We as investors have a hard time focusing on more than one thing at a time. Lately, the theme has been “can they stop the stock market from falling”. I have not followed the market(s) this closely in quite some time, simply because so much stuff is happening.

Regardless if the stock market bottoms out tomorrow, or continues to fall from here, there are some over-arching themes that should not be forgotten in the daily noise…

FED cutting rates to zero might help calm the market but it also means that the “last refuge” for European and Japanese (etc) yield seekers seem to become like the rest of the Western World. If the underfunded pension funds around the world had a tough time before this, it will get even worse now. In other words; The pension debt bomb is only going to get worse by the US going to zero as well.

Another thing to keep in mind is that the price of oil is still down around 60% from the two year mean. This means that there is probably a LOT of especially US oil companies that are on the fast track to insolvency. This is another debt bomb that is still ticking loudly.
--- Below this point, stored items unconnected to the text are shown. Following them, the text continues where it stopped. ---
# CEED/Laghos

Hardware: AMD Instinct MI355X
Metric: Mdofs×steps/s on 3D Sedov -pa (Q3/Q2) (higher is better)
Workload: dtype f64; 1 GPU; 3D Sedov -p 1 -m cube01_hex -rs 4 -ok 3 -ot 2 -pa (32^3 elements, E0/2^dim = 0.125); transport=none (one rank), elements=32768, h1_dofs=2738019, l2_dofs=884736, quad_points_per_element=216, rk_stages_executed=1300, ode=RK4, parallelism=elements1x1x1, zones_per_gpu=32x32x32

## Files before the change

laghos_amd/csrc/lgh_qpoint.hpp:

```cpp
#pragma once
#include "lgh_common.hpp"
#include "lgh_smallmat.hpp"

namespace lgh
{

enum { QMODE_UPDATE = 0, QMODE_SETUP = 1, QMODE_IE = 2, QMODE_KE = 3 };

struct QArgs
{
   int NE, N;
   const double *B, *G, *Bl, *W;
   const int *map;
   const double *x, *v, *e;
   const double *gamma;
   const double *rho0DetJ0w_in;
   const double *Jac0inv_in;
   const double *Jac0inv_soa;
   const double *Jac0inv_e;
   double *Jac0inv_soa_out;
   double *stressJinvT;
   double *Jac0inv_out, *rho0DetJ0w_out, *massD_out;
   const double *rho0_q;
   double *partials;
   unsigned int *ticket;
   double *result;
   double h0, h1order, cfl;
   int visc, vort;
   double *force_e;
   double *erhs_q;
   int q_swz;
   const int *zorder;
   double tiny_grad;
};

__device__ __forceinline__ double smooth_step_01(double x, double eps)
{
   const double y = (x + eps) / (2.0 * eps);
   if (y < 0.0) { return 0.0; }
   if (y > 1.0) { return 1.0; }
   return (3.0 - 2.0 * y) * y * y;
}

template <int DIM, bool VISC = true>
__device__ __forceinline__ double qpoint_body(const QArgs &a, const int e, const size_t eq,
                                              const double weight, const double *J, const double *dV,
                                              const double e_val, const size_t plane,
                                              const double *J0i, const double rho0DetJ0w, double &ftv, double *sjw)
{
   constexpr int DIM2 = DIM * DIM;
   double Jinv[DIM2], stress[DIM2], sgrad_v[DIM2], stressJiT[DIM2];
   const double gamma = a.gamma[e];
   const double inv_weight = 1. / weight;
   const double detJ = sm::det<DIM>(J);
   sm::inverse<DIM>(J, detJ, Jinv);
   const double R = inv_weight * rho0DetJ0w / detJ;
   const double E = fmax(0.0, e_val);
   const double P = (gamma - 1.0) * R * E;
   const double S = sm::fsqrt(gamma * (gamma - 1.0) * E);
#pragma unroll
   for (int k = 0; k < DIM2; k++) { stress[k] = 0.0; }
#pragma unroll
   for (int d = 0; d < DIM; d++) { stress[d * DIM + d] = -P; }
   double visc_coeff = 0.0;
   double s_dot_g;
   if (VISC && a.visc)
   {
      sm::matmul<DIM>(dV, Jinv, sgrad_v);
      double vorticity_coeff = 1.0;
      if (a.vort)
      {
         const double grad_norm = sm::fnorm<DIM>(sgrad_v);
         const double div_v = fabs(sm::trace<DIM>(sgrad_v));
         vorticity_coeff = (grad_norm > 0.0) ? div_v / grad_norm : 1.0;
      }
      sm::symmetrize<DIM>(sgrad_v);
      double mu, compr_dir[DIM], Jpi[DIM2], ph_dir[DIM];
      bool shortcut = false;
      if (DIM == 3 && a.tiny_grad >= 0.0)
      {
         double m = 0.0;
#pragma unroll
         for (int k = 0; k < DIM2; k++) { m = fmax(m, fabs(sgrad_v[k])); }
         shortcut = __all(m <= a.tiny_grad ? 1 : 0) != 0;
      }
      if (shortcut)
      {
         mu = sm::trace<DIM>(sgrad_v) / 3;
#pragma unroll
         for (int d = 0; d < DIM; d++) { compr_dir[d] = (d == 0) ? 1.0 : 0.0; }
      }
      else { sm::min_eigenpair<DIM>(sgrad_v, mu, compr_dir); }
      sm::matvec<DIM>(J0i, compr_dir, Jpi);
      sm::matvec<DIM>(J, Jpi, ph_dir);
      const double ph_dir_nl2 = sm::norml2<DIM>(ph_dir);
      const double compr_dir_nl2 = sm::norml2<DIM>(compr_dir);
      const double H = a.h0 * ph_dir_nl2 / compr_dir_nl2;
      visc_coeff = 2.0 * R * H * H * fabs(mu);
      const double eps = 1e-12;
      visc_coeff += 0.5 * R * H * S * vorticity_coeff * (1.0 - smooth_step_01(mu - 2.0 * eps, eps));
#pragma unroll
      for (int k = 0; k < DIM2; k++) { stress[k] += visc_coeff * sgrad_v[k]; }
      s_dot_g = 0.0;
#pragma unroll
      for (int k = 0; k < DIM2; k++) { s_dot_g += stress[k] * sgrad_v[k]; }
   }
   else
   {
      double divv = 0.0;
#pragma unroll
      for (int i = 0; i < DIM; i++)
#pragma unroll
         for (int d = 0; d < DIM; d++) { divv += dV[i + DIM * d] * Jinv[d + DIM * i]; }
      s_dot_g = -P * divv;
   }
   const double sv = sm::min_singular<DIM>(J);
   const double h_min = sv / a.h1order;
   const double ih_min = 1. / h_min;
   const double irho_ih_min_sq = ih_min * ih_min / R;
   const double idt = S * ih_min + 2.5 * visc_coeff * irho_ih_min_sq;
   double dt_cand = INFINITY;
   if (detJ < 0.0) { dt_cand = 0.0; }
   else if (idt > 0.0) { dt_cand = a.cfl / idt; }
   sm::matmul_abt<DIM>(stress, Jinv, stressJiT);
   const double wd = weight * detJ;
   ftv = s_dot_g * wd;
#pragma unroll
   for (int vd = 0; vd < DIM; vd++)
#pragma unroll
      for (int gd = 0; gd < DIM; gd++)
      {
         const double sv_ = stressJiT[vd + gd * DIM] * wd;
         sjw[gd + vd * DIM] = sv_;
         if (a.stressJinvT) { a.stressJinvT[eq + plane * (gd + vd * DIM)] = sv_; }
      }
   return dt_cand;
}
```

We should also not forget the fact that a sea of corporate debt downgrades can come at any time due to the crash in oil and the world economy grinding to a halt due to the Corona virus.
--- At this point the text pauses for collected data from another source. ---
# UVA-Computer-Vision-Lab/FrameINO

Hardware: AMD Instinct MI355X
Metric: denoise-steps/sec (Wan2.2-5B FrameINO, 49f 704x1280, cond+uncond DiT forward + CFG + Euler) (higher is better)
Workload: dtype bf16; 1 GPU; wan2.2-5b-49f-704x1280; layers=30, id_frames=1, hip_graph=False, parallelism=single, dead_rows_last_block=1760

## Files before the change

### frameino_amd/csrc/fino_elementwise.hip

```cpp
#include <type_traits>

#include "fino_common.h"
#include "fino_gemm_common.h"

namespace {

constexpr int kWavesPerBlock = 4;
constexpr int kMaxPasses = 8;

template <typename T, int NP>
struct RowRegs {
    float v[NP][8];
};

#ifndef FINO_EW_NT
#define FINO_EW_NT 0
#endif
#define EW_STORE_NT(PTR_, VAL_)                                                                \
    {                                                                                          \
        const uint4 v__ = (VAL_);                                                              \
        __builtin_nontemporal_store(u32x4_t{v__.x, v__.y, v__.z, v__.w}, reinterpret_cast<u32x4_t*>(PTR_)); \
    }
#define EW_STORE(PTR_, VAL_) (*reinterpret_cast<uint4*>(PTR_) = (VAL_))

template <typename T, int NP, bool NT = false>
__device__ __forceinline__ void load_row(const uint16_t* __restrict__ p, int dim, int lane, float (&v)[NP][8]) {
#pragma unroll
    for (int i = 0; i < NP; ++i) {
        const int c = (i * 64 + lane) * 8;
        if (c < dim) {
            uint4 u;
            if constexpr (NT) {
                const u32x4_t t4 = __builtin_nontemporal_load(reinterpret_cast<const u32x4_t*>(p + c));
                u = make_uint4(t4[0], t4[1], t4[2], t4[3]);
            } else {
                u = *reinterpret_cast<const uint4*>(p + c);
            }
            unpack8<T>(u, v[i]);
        } else {
#pragma unroll
            for (int j = 0; j < 8; ++j) v[i][j] = 0.f;
        }
    }
}

template <int NP>
__device__ __forceinline__ void ln_stats(const float (&v)[NP][8], int dim, int lane, float eps, float& mean,
                                         float& rstd) {
    float s = 0.f;
#pragma unroll
    for (int i = 0; i < NP; ++i)
#pragma unroll
        for (int j = 0; j < 8; ++j) s += v[i][j];
    mean = wave_sum(s) / (float)dim;
    float q = 0.f;
#pragma unroll
    for (int i = 0; i < NP; ++i) {
        const int c = (i * 64 + lane) * 8;
        if (c < dim) {
#pragma unroll
            for (int j = 0; j < 8; ++j) {
                const float d = v[i][j] - mean;
                q += d * d;
            }
        }
    }
    const float var = wave_sum(q) / (float)dim;
    rstd = 1.0f / sqrtf(var + eps);
}

template <typename T, int NP, int MODE, bool QOUT = false>
__global__ __launch_bounds__(kWavesPerBlock * 64) void ln_modulate_kernel(
    const uint16_t* __restrict__ x, uint16_t* __restrict__ y, int64_t rows, int dim, int64_t ldx, int64_t ldy,
    const float* __restrict__ p_w, const float* __restrict__ p_b, const float* __restrict__ p_shift,
    const float* __restrict__ p_scale, int64_t mod_stride, const int32_t* __restrict__ sel, float eps,
    uint8_t* __restrict__ q = nullptr, uint8_t* __restrict__ qs = nullptr, int64_t rows_pad = 0) {
    const int lane = threadIdx.x & 63;
    const int64_t row = (int64_t)blockIdx.x * kWavesPerBlock + (threadIdx.x >> 6);
    if (row >= rows) return;
    float v[NP][8];
    load_row<T, NP, (FINO_EW_NT & 1) != 0>(x + row * ldx, dim, lane, v);
    float mean, rstd;
    ln_stats<NP>(v, dim, lane, eps, mean, rstd);
    const int64_t moff = (MODE != 1 && sel) ? (int64_t)sel[row] * mod_stride : 0;
    auto ld8 = [](const float* p, float (&o)[8]) {
        const float4 a0 = *reinterpret_cast<const float4*>(p);
        const float4 a1 = *reinterpret_cast<const float4*>(p + 4);
        o[0] = a0.x; o[1] = a0.y; o[2] = a0.z; o[3] = a0.w; o[4] = a1.x; o[5] = a1.y; o[6] = a1.z; o[7] = a1.w;
    };
#pragma unroll
    for (int i = 0; i < NP; ++i) {
        const int c = (i * 64 + lane) * 8;
        if (c >= dim) continue;
        float o[8], w[8], b[8], sc[8], sh[8];
        if (MODE != 0 && p_w) ld8(p_w + c, w);
        if (MODE != 0 && p_b) ld8(p_b + c, b);
        if (MODE != 1) { ld8(p_scale + moff + c, sc); ld8(p_shift + moff + c, sh); }
#pragma unroll
        for (int j = 0; j < 8; ++j) {
            const float n = (v[i][j] - mean) * rstd;
            if (MODE == 0) {
                o[j] = n * (1.0f + sc[j]) + sh[j];
            } else {
                float t = n;
                if (p_w) t = t * w[j];
                if (p_b) t = t + b[j];
                if (MODE == 2) t = round_to<T>(round_to<T>(t) * round_to<T>(1.0f + sc[j])) + sh[j];
                o[j] = t;
            }
        }
        if constexpr (QOUT) {
            float r8[8];
#pragma unroll
            for (int j = 0; j < 8; ++j) r8[j] = round_to<T>(o[j]);
            int e;
            const uint2 qv = fino_gemm_ns::mx_quant8(r8, e);
            *reinterpret_cast<uint2*>(q + row * dim + c) = qv;
            if ((c & 31) == 0) qs[fino_gemm_ns::mx_scale_index(row, c, rows_pad)] = (uint8_t)(e + 127);
        } else if constexpr ((FINO_EW_NT & 2) != 0) EW_STORE_NT(y + row * ldy + c, pack8<T>(o))
        else EW_STORE(y + row * ldy + c, pack8<T>(o));
    }
}

template <typename T>
__global__ __launch_bounds__(256) void gated_residual_kernel(const uint16_t* __restrict__ x,
                                                             const uint16_t* __restrict__ y,
                                                             uint16_t* __restrict__ out, int64_t rows, int dim,
                                                             int64_t ldx, int64_t ldy, int64_t ldo,
                                                             const float* __restrict__ gate, int64_t mod_stride,
                                                             const int32_t* __restrict__ sel, int staged) {
    const int chunks = dim >> 3;
    const int64_t total = rows * chunks;
    for (int64_t i = (int64_t)blockIdx.x * blockDim.x + threadIdx.x; i < total;
         i += (int64_t)gridDim.x * blockDim.x) {
        const int64_t row = i / chunks;
        const int c = (int)(i - row * chunks) * 8;
        float a[8], b[8], o[8];
        unpack8<T>(*reinterpret_cast<const uint4*>(x + row * ldx + c), a);
        unpack8<T>(*reinterpret_cast<const uint4*>(y + row * ldy + c), b);
        if (gate) {
            const float* g = gate + (sel ? (int64_t)sel[row] * mod_stride : 0) + c;
            const float4 g0 = *reinterpret_cast<const float4*>(g);
            const float4 g1 = *reinterpret_cast<const float4*>(g + 4);
            const float gg[8] = {g0.x, g0.y, g0.z, g0.w, g1.x, g1.y, g1.z, g1.w};
#pragma unroll
            for (int j = 0; j < 8; ++j) o[j] = a[j] + (staged ? round_to<T>(b[j] * gg[j]) : b[j] * gg[j]);
        } else {
#pragma unroll
            for (int j = 0; j < 8; ++j) o[j] = a[j] + b[j];
        }
        *reinterpret_cast<uint4*>(out + row * ldo + c) = pack8<T>(o);
    }
}

template <typename T, int NP>
__device__ __forceinline__ void rmsnorm_rope_row(uint16_t* __restrict__ xrow, int64_t row, int dim,
                                                 const uint16_t* __restrict__ w, float eps,
                                                 const float* __restrict__ cos_t, const float* __restrict__ sin_t,
                                                 int head_dim, float out_scale, uint16_t* __restrict__ out,
                                                 const int64_t* __restrict__ head_off,
                                                 const int64_t* __restrict__ head_ld, int lane) {
    float v[NP][8];
    load_row<T, NP>(xrow, dim, lane, v);
    float rs = 1.f;
    if (w) {
        float q = 0.f;
#pragma unroll
        for (int i = 0; i < NP; ++i)
#pragma unroll
            for (int j = 0; j < 8; ++j) q += v[i][j] * v[i][j];
        const float var = wave_sum(q) / (float)dim;
        rs = 1.0f / sqrtf(var + eps);
    }
    const int half = head_dim >> 1;
#pragma unroll
    for (int i = 0; i < NP; ++i) {
        const int c = (i * 64 + lane) * 8;
        if (c >= dim) continue;
        float o[8];
        if (w) {
            float ww[8];
            unpack8<T>(*reinterpret_cast<const uint4*>(w + c), ww);
#pragma unroll
            for (int j = 0; j < 8; ++j) o[j] = round_to<T>(round_to<T>(v[i][j] * rs) * ww[j]);
        } else {
#pragma unroll
            for (int j = 0; j < 8; ++j) o[j] = v[i][j];
        }
        if (cos_t) {
            const int pidx = (c % head_dim) >> 1;
            const float4 cs = *reinterpret_cast<const float4*>(cos_t + row * half + pidx);
            const float4 sn = *reinterpret_cast<const float4*>(sin_t + row * half + pidx);
            const float cc[4] = {cs.x, cs.y, cs.z, cs.w};
            const float ss[4] = {sn.x, sn.y, sn.z, sn.w};
#pragma unroll
            for (int j = 0; j < 4; ++j) {
                const float x1 = o[2 * j], x2 = o[2 * j + 1];
                o[2 * j] = x1 * cc[j] - x2 * ss[j];
                o[2 * j + 1] = x1 * ss[j] + x2 * cc[j];
            }
        }
#pragma unroll
        for (int j = 0; j < 8; ++j) o[j] *= out_scale;
        if (out) {
            const int hd = c / head_dim;
            EW_STORE(out + head_off[hd] + row * head_ld[hd] + (c - hd * head_dim), pack8<T>(o));
        } else {
            EW_STORE(xrow + c, pack8<T>(o));
        }
    }
}

struct RmsRopeParts {
    const uint16_t* w[3];
    float eps[3];
    float out_scale[3];
    int rope[3];
};
template <typename T, int NP>
__global__ __launch_bounds__(kWavesPerBlock * 64) void rmsnorm_rope_kernel(uint16_t* __restrict__ x, int64_t rows,
                                                                           int dim, int64_t ldx, const RmsRopeParts pp,
                                                                           const float* __restrict__ cos_t,
                                                                           const float* __restrict__ sin_t,
                                                                           int head_dim, uint16_t* __restrict__ out,
                                                                           const int64_t* __restrict__ head_off,
                                                                           const int64_t* __restrict__ head_ld) {
    const int lane = threadIdx.x & 63;
    const int64_t row = (int64_t)blockIdx.x * kWavesPerBlock + (threadIdx.x >> 6);
    if (row >= rows) return;
    const int s = blockIdx.y;
    const bool rope = pp.rope[s] != 0;
    rmsnorm_rope_row<T, NP>(x + row * ldx + (int64_t)s * dim, row, dim, pp.w[s], pp.eps[s], rope ? cos_t : nullptr,
                            rope ? sin_t : nullptr, head_dim, pp.out_scale[s], out,
                            head_off ? head_off + (int64_t)s * (dim / head_dim) : nullptr, head_ld, lane);
}

template <typename T, int NP>
__global__ __launch_bounds__(kWavesPerBlock * 64) void row_rrms_kernel(const uint16_t* __restrict__ x, int64_t rows, int dim,
                                                                       int64_t ldx, float eps, float* __restrict__ rrms) {
    const int lane = threadIdx.x & 63;
    const int64_t row = (int64_t)blockIdx.x * kWavesPerBlock + (threadIdx.x >> 6);
    if (row >= rows) return;
    float v[NP][8];
    load_row<T, NP>(x + row * ldx, dim, lane, v);
    float q = 0.f;
#pragma unroll
    for (int i = 0; i < NP; ++i)
#pragma unroll
        for (int j = 0; j < 8; ++j) q += v[i][j] * v[i][j];
    const float var = wave_sum(q) / (float)dim;
    if (lane == 0) rrms[row] = 1.0f / sqrtf(var + eps);
}

template <typename T>
__global__ __launch_bounds__(256) void headnorm_rope_kernel(uint16_t* __restrict__ x, int batch, int64_t rows,
                                                            int heads, int head_dim, int64_t ldx,
                                                            int64_t batch_stride, const uint16_t* __restrict__ w,
                                                            const uint16_t* __restrict__ b, float eps,
                                                            const float* __restrict__ cos_t,
                                                            const float* __restrict__ sin_t, int64_t rope_row0,
                                                            float out_scale) {
    const int lanes_per_head = head_dim >> 3;
    const int64_t chunks_per_row = (int64_t)heads * lanes_per_head;
    const int64_t total = (int64_t)batch * rows * chunks_per_row;
    const int64_t i = (int64_t)blockIdx.x * blockDim.x + threadIdx.x;
    const bool active = i < total;
    const int64_t ii = active ? i : total - 1;
    const int64_t br = ii / chunks_per_row;
    const int cw = (int)(ii - br * chunks_per_row);
    const int64_t bi = br / rows;
    const int64_t row = br - bi * rows;
    const int cin = (cw % lanes_per_head) * 8;
    uint16_t* p = x + bi * batch_stride + row * ldx + (int64_t)cw * 8;
    float v[8];
    unpack8<T>(*reinterpret_cast<const uint4*>(p), v);
    if (w) {
        float s = 0.f;
#pragma unroll
        for (int j = 0; j < 8; ++j) s += v[j];
        for (int off = lanes_per_head >> 1; off > 0; off >>= 1) s += __shfl_xor(s, off, 64);
        const float mean = s / (float)head_dim;
        float q = 0.f;
#pragma unroll
        for (int j = 0; j < 8; ++j) {
            const float d = v[j] - mean;
            q += d * d;
        }
        for (int off = lanes_per_head >> 1; off > 0; off >>= 1) q += __shfl_xor(q, off, 64);
        const float rstd = 1.0f / sqrtf(q / (float)head_dim + eps);
        float ww[8], bb[8];
        unpack8<T>(*reinterpret_cast<const uint4*>(w + cin), ww);
        unpack8<T>(*reinterpret_cast<const uint4*>(b + cin), bb);
#pragma unroll
        for (int j = 0; j < 8; ++j) v[j] = round_to<T>((v[j] - mean) * rstd * ww[j] + bb[j]);
    }
    if (cos_t && row >= rope_row0) {
        const float* cp = cos_t + (row - rope_row0) * head_dim + cin;
        const float* sp = sin_t + (row - rope_row0) * head_dim + cin;
        float cc[8], ss[8];
        *reinterpret_cast<float4*>(cc) = *reinterpret_cast<const float4*>(cp);
        *reinterpret_cast<float4*>(cc + 4) = *reinterpret_cast<const float4*>(cp + 4);
        *reinterpret_cast<float4*>(ss) = *reinterpret_cast<const float4*>(sp);
        *reinterpret_cast<float4*>(ss + 4) = *reinterpret_cast<const float4*>(sp + 4);
        float o[8];
#pragma unroll
        for (int j = 0; j < 4; ++j) {
            const float xr = v[2 * j], xi = v[2 * j + 1];
            o[2 * j] = xr * cc[2 * j] + (-xi) * ss[2 * j];
            o[2 * j + 1] = xi * cc[2 * j + 1] + xr * ss[2 * j + 1];
        }
#pragma unroll
        for (int j = 0; j < 8; ++j) v[j] = o[j];
    }
#pragma unroll
    for (int j = 0; j < 8; ++j) v[j] *= out_scale;
    if (active) *reinterpret_cast<uint4*>(p) = pack8<T>(v);
}
// ... 120 lines not shown
    const float sa = coef[0], sb = coef[1], m1 = coef[2], m2 = coef[3], m3 = coef[4], m4 = coef[5], mn = coef[6];
    const float g = coef[7];
    const bool use_old = coef[8] != 0.f;
    for (int64_t i = (int64_t)blockIdx.x * blockDim.x + threadIdx.x; i < n_lat; i += (int64_t)gridDim.x * blockDim.x) {
        float v;
        if (has_uncond) {
            const float u = T::to_f32(pred[i]);
            const float c = T::to_f32(pred[batch_stride + i]);
            v = u + g * (c - u);
        } else {
            v = T::to_f32(pred[i]);
        }
        const float x = T::to_f32(lat[i]);
        const float x0 = round_to<T>(sa * x) - sb * v;
        const float d = use_old ? m3 * x0 - m4 * x0_old[i] : x0;
        const float nz = round_to<T>(mn * T::to_f32(noise[i]));
        lat[i] = T::from_f32(round_to<T>(m1 * x) - m2 * d + nz);
        x0_old[i] = x0;
    }
}

template <typename T>
__device__ __forceinline__ float round_product(float a, float b) {
    if constexpr (std::is_same<T, F16>::value) {
        uint32_t r = 0;
        asm("v_fma_mixlo_f16 %0, %1, %2, 0" : "+v"(r) : "v"(a), "v"(b));
        return F16::to_f32((uint16_t)r);
    } else {
        return round_to<T>(a * b);
    }
}
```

Furthermore we have the fact that the crash in pretty much every market has been more intense than even 2008 so we can be assured that there has been a LOT of damage done behind the scenes. Thus, one should be prepared for headlines saying “entity X is closing shop due to market losses”.

Another bomb is the fact that the rising dollar is making every outstanding dollar loan in the entire world more expensive. Combine a rising debt burden in real terms with the worst “shock recession” ever due to entire countries being in lockdown!

Lastly one should not forget that the European banking system was very bad even before world markets cratered and credit spreads etc blew out. If Deutsche Bank was a problem before, how bad is it now? How many businesses might default due to the shut downs and/or crash in asset prices?

Maybe endless QE and trillions in helicopter money etc can “fix” this in the short to medium term. With that said, it feels like there is almost a certainty that the FED and the government will do anything possible to create inflation. Maybe now more than ever due to the fact that the pension bomb will tick faster due to the drop in rates and because the oil sector will go bankrupt at these prices. If the global shut down drags on, these headwinds will get even stronger and they will have to do even more to keep either from exploding.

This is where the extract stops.